Hello Codeforces! The 6th Stage of the 1st Universal Cup is coming. It will be held from Mar 4th to 5th.
The contest is based on an official ICPC Asia Pacific regional contest. It has been used in the 2022 ICPC Asia Taoyuan Regional Programming Contest, which was held on November 19, 2022 — November 21, 2022. Thanks to the judges and authors for preparing this great contest and sharing with us as a Universal Cup Stage.
As usual, we have three time windows for participating. You can participate in the contest in the following three time windows:
- Mar 4th 13:00 — 18:00 (UTC +8)
- Mar 4th 19:00 — 24:00 (UTC +8)
- Mar 5th 02:00 — 07:00 (UTC +8)
Please note that you can see two scoreboards in DOMjudge. The 'Local Scoreboard' shows the standings ONLY IN THE CURRENT TIME WINDOW. And the 'Combined Scoreboard' shows all participants, including the onsite participants, and the cup participants in the previous time windows.
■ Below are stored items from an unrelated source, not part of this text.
template <int R, typename T, typename TOUT, bool MFMA, bool LIST = false>
__global__ __launch_bounds__((LcGeom<R, MFMA>::NTHR), 2) void local_corr_tile_kernel(const LocalCorrArgs a) {
  constexpr int P = 2 * R + 2, KW = 2 * R + 1, K = KW * KW;
  constexpr int NTHR = LcGeom<R, MFMA>::NTHR, NWV = NTHR / 64, NBG = NWV / 2;
  constexpr int NR = (P + NWV - 1) / NWV;
  constexpr int NBW = MFMA ? ((LcGeom<R, MFMA>::PXMAX + 31) / 32 + NBG - 1) / NBG : 1;
  static_assert(!MFMA || sizeof(T) == 2, "the MFMA form takes 16-bit features");
  constexpr int CC = LcDot<T>::CC;
  constexpr int LC_STAGE = LcGeom<R, MFMA>::STAGE, LC_PXMAX = LcGeom<R, MFMA>::PXMAX, NPRE = LcGeom<R, MFMA>::NPRE;
  extern __shared__ __attribute__((aligned(16))) char lds[];
  int* qx0 = reinterpret_cast<int*>(lds + LC_STAGE);
  int* qy0 = qx0 + 64;
  float* qfx = reinterpret_cast<float*>(qy0 + 64);
  float* qfy = qfx + 64;
  int* tinfo = reinterpret_cast<int*>(qfy + 64);
  int* qpx = tinfo + 8;

  const int tid = threadIdx.x, lane = tid & 63, wave = tid >> 6;
  const int tiles_x = (a.W + LC_TQ - 1) / LC_TQ, tiles_y = (a.H + LC_TQ - 1) / LC_TQ;
  const int tpi = tiles_x * tiles_y;
  const long HW = (long)a.H * a.W;
  const int* tlist = a.ws + 4 + a.B * tpi;
  for (int tidx = blockIdx.x; tidx < (LIST ? a.ws[2] : a.ws[1]); tidx += gridDim.x) {
  __syncthreads();
  int b, qin;
  if constexpr (LIST) {
    const int* ql = a.ws + a.ws_qlist + (long)tidx * 64;
    const int g = ql[lane];
    b = __shfl(g, 0) / (int)HW;
    qin = g >= 0 ? g - b * (int)HW : -1;
  } else {
    const int tile = tlist[tidx];
    b = tile / tpi;
    const int trem = tile - b * tpi;
    const int ty = trem / tiles_x, tx = trem - ty * tiles_x;
    const int qy = ty * LC_TQ + (lane >> 3), qx = tx * LC_TQ + (lane & 7);
    qin = (qy < a.H && qx < a.W) ? qy * a.W + qx : -1;
  }

  const bool qvalid = qin >= 0;
  const long qpix = (long)b * HW + (qvalid ? qin : 0);
  int x0 = 0, y0 = 0;
  float fx = 0.f, fy = 0.f;
  if (qvalid) {
    unnormalize_floor(a.warp[qpix * 2 + 0], a.W, x0, fx);
    unnormalize_floor(a.warp[qpix * 2 + 1], a.H, y0, fy);
  }
// ... 498 lines not shown
}
long local_corr_ws_ints(int B, int H, int W, int radius) {
  if (radius != 2 && radius != 3 && radius != 7) return 0;
  const long tiles = (long)B * ((H + LC_TQ - 1) / LC_TQ) * ((W + LC_TQ - 1) / LC_TQ);
  const int ts = lc_bin_ts(radius), P = 2 * radius + 2;
  const long nbins = (long)B * ((W + P) / ts + 1) * ((H + P) / ts + 1);
  return 4 + 2 * tiles + 3 * nbins + 64 * (tiles + nbins) + tiles + lc_sort_bands(B, (H + LC_TQ - 1) / LC_TQ) * nbins;
}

Contest link: https://domjudge.qoj.ac/
Universal Cup Scoreboard: https://qoj.ac/ucup/scoreboard
About Universal Cup:
Universal Cup is a non-profit organization dedicated to providing trainings for competitive programming teams. Up to now, there are more than 500 teams from all over the world registering for Universal Cup.
A more detailed introduction: https://codeforces.com/blog/entry/111672
Register a new team: https://ucup.ac/register (the registration request will be processed before each stage)
Results of the past stages: https://ucup.ac/results
Can someone give some idea for problem H? How to find the optimal cut while calculating a particular DP[K][N] in O(1) as the editorial says?
This is how we did it.
Let's look at $$$O(N*N*K)$$$ dp solution.
$$$dp[k][i] = min(dp[k][i], dp[k-1][j-1]+cost(j,N))$$$ for all $$$i<j<=N$$$
Create a helper array where $$$changes[i]$$$ contains all $$$i<j$$$ such that $$$cost(i,j-1) \neq cost(i,j)$$$. The updated dp states are -
$$$dp[k][i] = min(dp[k][i], dp[k-1][j-1]+cost(j,N))$$$ for all $$$j$$$ present in $$$changes[i]$$$.
Editorial claims that sizes of these $$$changes[i]$$$ array is $$$O(1)$$$ because of random inputs. I do not have any rigorous proof for this claim.